C'mon now, asking King to give up boomer cultural references is like asking him to give up air.
― papal hotwife (milo z), Sunday, 16 June 2024 22:36 (three months ago) link
yeah that seems kinda rude
― werewolves of laudanum (VegemiteGrrl), Sunday, 16 June 2024 22:43 (three months ago) link
The cultural references didn't bother me, and some of the Holly character stuff is handled pretty well, if not to justify King's ongoing fascination with her. But the never-ending Covid/lockdown/MAGA stuff was so tedious, and comes across quite clearly as King venting his spleen over the covidiots and anti-vaxxers he comes across on social media (and maybe IRL too). I mean, did people really bring up the specific vaccine they got as a conversation starter like that?
The villains were probably the most interesting thing in the story but I felt their potential was squandered. And I have NO idea what he was going for with those poetry/book deal subplots...
― Duane Barry, Monday, 17 June 2024 11:19 (three months ago) link
People really did bring up the particular vaccines they got like that.
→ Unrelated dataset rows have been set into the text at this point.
template <bool POLAR, bool LP = true>
__global__ __launch_bounds__(PR_T) void k_fe_wavelet8k(
    const float2* __restrict__ xhat, int C, const float* __restrict__ psi, const int* __restrict__ items, int n_items,
    int B, const float2* __restrict__ tab, int N, int pad_left, float2* __restrict__ analytic, int n_slots,
    const float* __restrict__ h0, int radius, int step, int start, int S, float* __restrict__ s1, int s1_channels,
    int nowrap) {
    static_assert(PR_T == 512, "one column per thread");
    extern __shared__ __attribute__((aligned(16))) float2 sm[];
    float2* img = sm;
    const int t = threadIdx.x;
    const int L = xcd_item(blockIdx.x, n_items * B);
    const int item = L % n_items;
    const int64_t b = L / n_items;
    const int chan = items[item * 5 + 0], filt = items[item * 5 + 1], slot = items[item * 5 + 2];
    const int s1ch = items[item * 5 + 3], k1 = items[item * 5 + 4];
    const float2* xh = xhat + (b * C + chan) * (int64_t)PR_N;
    const float* ps = psi + (int64_t)filt * PR_N;
    {
        c2 v[16], w[15];
#pragma unroll
        for (int n2 = 0; n2 < 16; ++n2) {
            const int n = t + 512 * n2;
            const float2 x = xh[n];
            const float p = ps[n];
            v[n2] = c2{x.x * p, -x.y * p};
        }
#pragma unroll
        for (int k2 = 1; k2 < 16; ++k2) w[k2 - 1] = C2(tab[TW8K_T1 + 512 * (k2 - 1) + t]);
        pdft16(v);
        img[pr_pos(t)] = F2(v[0]);
#pragma unroll
        for (int k2 = 1; k2 < 16; ++k2) img[pr_pos(t + 512 * k2)] = F2(pmul(v[k2], w[k2 - 1]));
    }
    c2 w2[15];
#pragma unroll
    for (int kb = 1; kb < 16; ++kb) w2[kb - 1] = C2(tab[TW8K_T2 + 32 * (kb - 1) + (t & 31)]);
    __syncthreads();
    {
        const int k2 = t >> 5, n1a = t & 31;
        float2* base = img + k2 * 528 + n1a;
        c2 x[16];
        const c2* w = w2;
#pragma unroll
        for (int n1b = 0; n1b < 16; ++n1b) x[n1b] = C2(base[33 * n1b]);
        pdft16(x);
        base[0] = F2(x[0]);
#pragma unroll
        for (int kb = 1; kb < 16; ++kb) base[33 * kb] = F2(pmul(x[kb], w[kb - 1]));
    }
    __syncthreads();
    const int k2 = (t & 255) >> 4, kb = t & 15;
    c2 r[32];
    if (t < 256) {
        const float2* row = img + k2 * 528 + 33 * kb;
#pragma unroll
        for (int n1a = 0; n1a < 32; ++n1a) r[n1a] = C2(row[n1a]);
        pdft32(r);
    }
    __syncthreads();
    const float inv_n = 1.0f / (float)PR_N;
    if (t < 256) {
#pragma unroll
        for (int ka = 0; ka < 32; ++ka) {
            const int k = k2 + 16 * kb + 256 * ka;
            img[nat_pos(k)] = make_float2(r[ka].x * inv_n, -r[ka].y * inv_n);
        }
    }
    __syncthreads();
    if (slot >= 0) {
        float2* a = analytic + (b * n_slots + slot) * (int64_t)N;
        for (int i = t; i < N; i += PR_T) {
            const float2 v = img[nat_pos(pad_left + i)];
            a[i] = POLAR ? polar_rev(v) : v;
        }
    }
    if (LP && s1ch >= 0) {
        const int M = PR_N >> k1;
        float* hl = reinterpret_cast<float*>(img + PR_IMG);
        for (int i = t; i <= radius; i += PR_T) hl[i] = h0[i];
        __syncthreads();
        for (int n = t; n < M; n += PR_T) {
            const float2 u = img[nat_pos(n << k1)];
            img[nat_pos(n << k1)].x = sqrtf(u.x * u.x + u.y * u.y);
        }
        __syncthreads();
        auto taps = [&](int c, int n0, int n1) {
            float acc = 0.f;
            for (int n = n0; n <= n1; ++n) {
                int d = c - (n << k1);
                d = d < 0 ? -d : d;
                int nn = n;
                if (!nowrap) {
                    nn %= M;
                    if (nn < 0) nn += M;
                }
                acc += img[nat_pos(nn << k1)].x * hl[d];
            }
            return acc;
        };
        if (nowrap && (step >> k1 << k1) == step) {
            const int jr = radius >> k1;
            for (int m = t; m < S; m += PR_T) {
                const int c0 = (step >> k1) * (m + start);
                float acc = 0.f;
#pragma unroll 8
                for (int j = -jr; j <= jr; ++j) {
                    const int nn = c0 + j;
                    acc = fmaf(img[nat_pos(nn << k1)].x, h0[(j < 0 ? -j : j) << k1], acc);
                }
                s1[(b * s1_channels + s1ch) * S + m] = acc;
            }
        } else {
            for (int m = t; m < S; m += PR_T) {
                const int c = step * (m + start);
                const int lo = (c - radius + (1 << k1) - 1) >> k1;
                const int hi = (c + radius) >> k1;
                s1[(b * s1_channels + s1ch) * S + m] = taps(c, lo, hi);
            }
        }
    } else if (s1ch >= 0) {
        const int M = PR_N >> k1;
        for (int m = t; m < S; m += PR_T) {
            const int c = step * (m + start);
            const int lo = (c - radius + (1 << k1) - 1) >> k1;
            const int hi = (c + radius) >> k1;
            float acc = 0.f;
            for (int n = lo; n <= hi; ++n) {
                int d = c - (n << k1);
                d = d < 0 ? -d : d;
                int nn = n;
                if (!nowrap) {
                    nn %= M;
                    if (nn < 0) nn += M;
                }
                const float2 u = img[nat_pos(nn << k1)];
                acc += sqrtf(u.x * u.x + u.y * u.y) * h0[d];
            }
            s1[(b * s1_channels + s1ch) * S + m] = acc;
        }
    }
}

__global__ void k_fe_normalize(const float* __restrict__ in, int C, int in_C, int in_S, int s0, int S,
                               const int* __restrict__ kind, const float* __restrict__ mean,
                               const float* __restrict__ stdv, float log_eps, float* __restrict__ out, int out_C,
                               int out_off) {
    const int64_t b = blockIdx.y;
    const int idx = blockIdx.x * blockDim.x + threadIdx.x;
    if (idx >= C * S) return;
    const int c = idx % C, s = idx / C;
    float v = in[(b * in_C + c) * in_S + s0 + s];
    const int k = kind[c];
    if (k == 1) v = logf(fmaxf(v, 0.f) + log_eps);
    else if (k == 2) v = asinhf(v);
    out[(b * S + s) * out_C + out_off + c] = (v - mean[c]) / (stdv[c] + 1e-8f);
}

__global__ void k_normalize_raw(const float* __restrict__ x, int64_t row_stride, int N, float mean, float stdv,
                                float* __restrict__ out) {
    const int64_t r = blockIdx.y;
    const int i = blockIdx.x * blockDim.x + threadIdx.x;
    if (i < N) out[r * N + i] = (x[r * row_stride + i] - mean) / (stdv + 1e-8f);
}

― Marten Broadcloak, mild-mannered GOP congressman (Raymond Cummings), Monday, 17 June 2024 11:21 (three months ago) link
Fair enough, it just wasn't my experience! Holly's reactions did sometimes feel realistic, given her hypochondria, it just wasn't fun when it was happening every single paragraph
― Duane Barry, Monday, 17 June 2024 11:26 (three months ago) link
He can keep the boomer references but then maybe have the protagonists actually be boomers or make the stories period pieces instead of having middle-aged characters with the frame of reference of a septuagenarian There’s a funny review of the outsider that takes him to task for having the iirc mid-40s protagonist remember seeing on the news that John Lennon was shot; in the latest collection there’s a character younger than me who has never heard of apps or comments sections. It’s ridiculous. Stuff like this more than bloat/indulgence is what makes ppl conclude king became uneditable at some point I think. Holly is a great example, it’s obv fine to set fiction in the pandemic & objections to that are weird imo but king does it in the most hamfisted way imaginable. holly gibney is one of his worst characters (the depiction of neurodivergence is better than M-O-O-N but you can’t say much more) & I lost count of the number of times the narrative gives some variation on “holly has changed a lot since book one of this series”, it’s “character” “development” handled as clumsily as the covid stuff Having said that I had a pretty good time with you like it darker! Some real bangers, a few duds (Finn is a lesser in the death room with a different ethnic caricature)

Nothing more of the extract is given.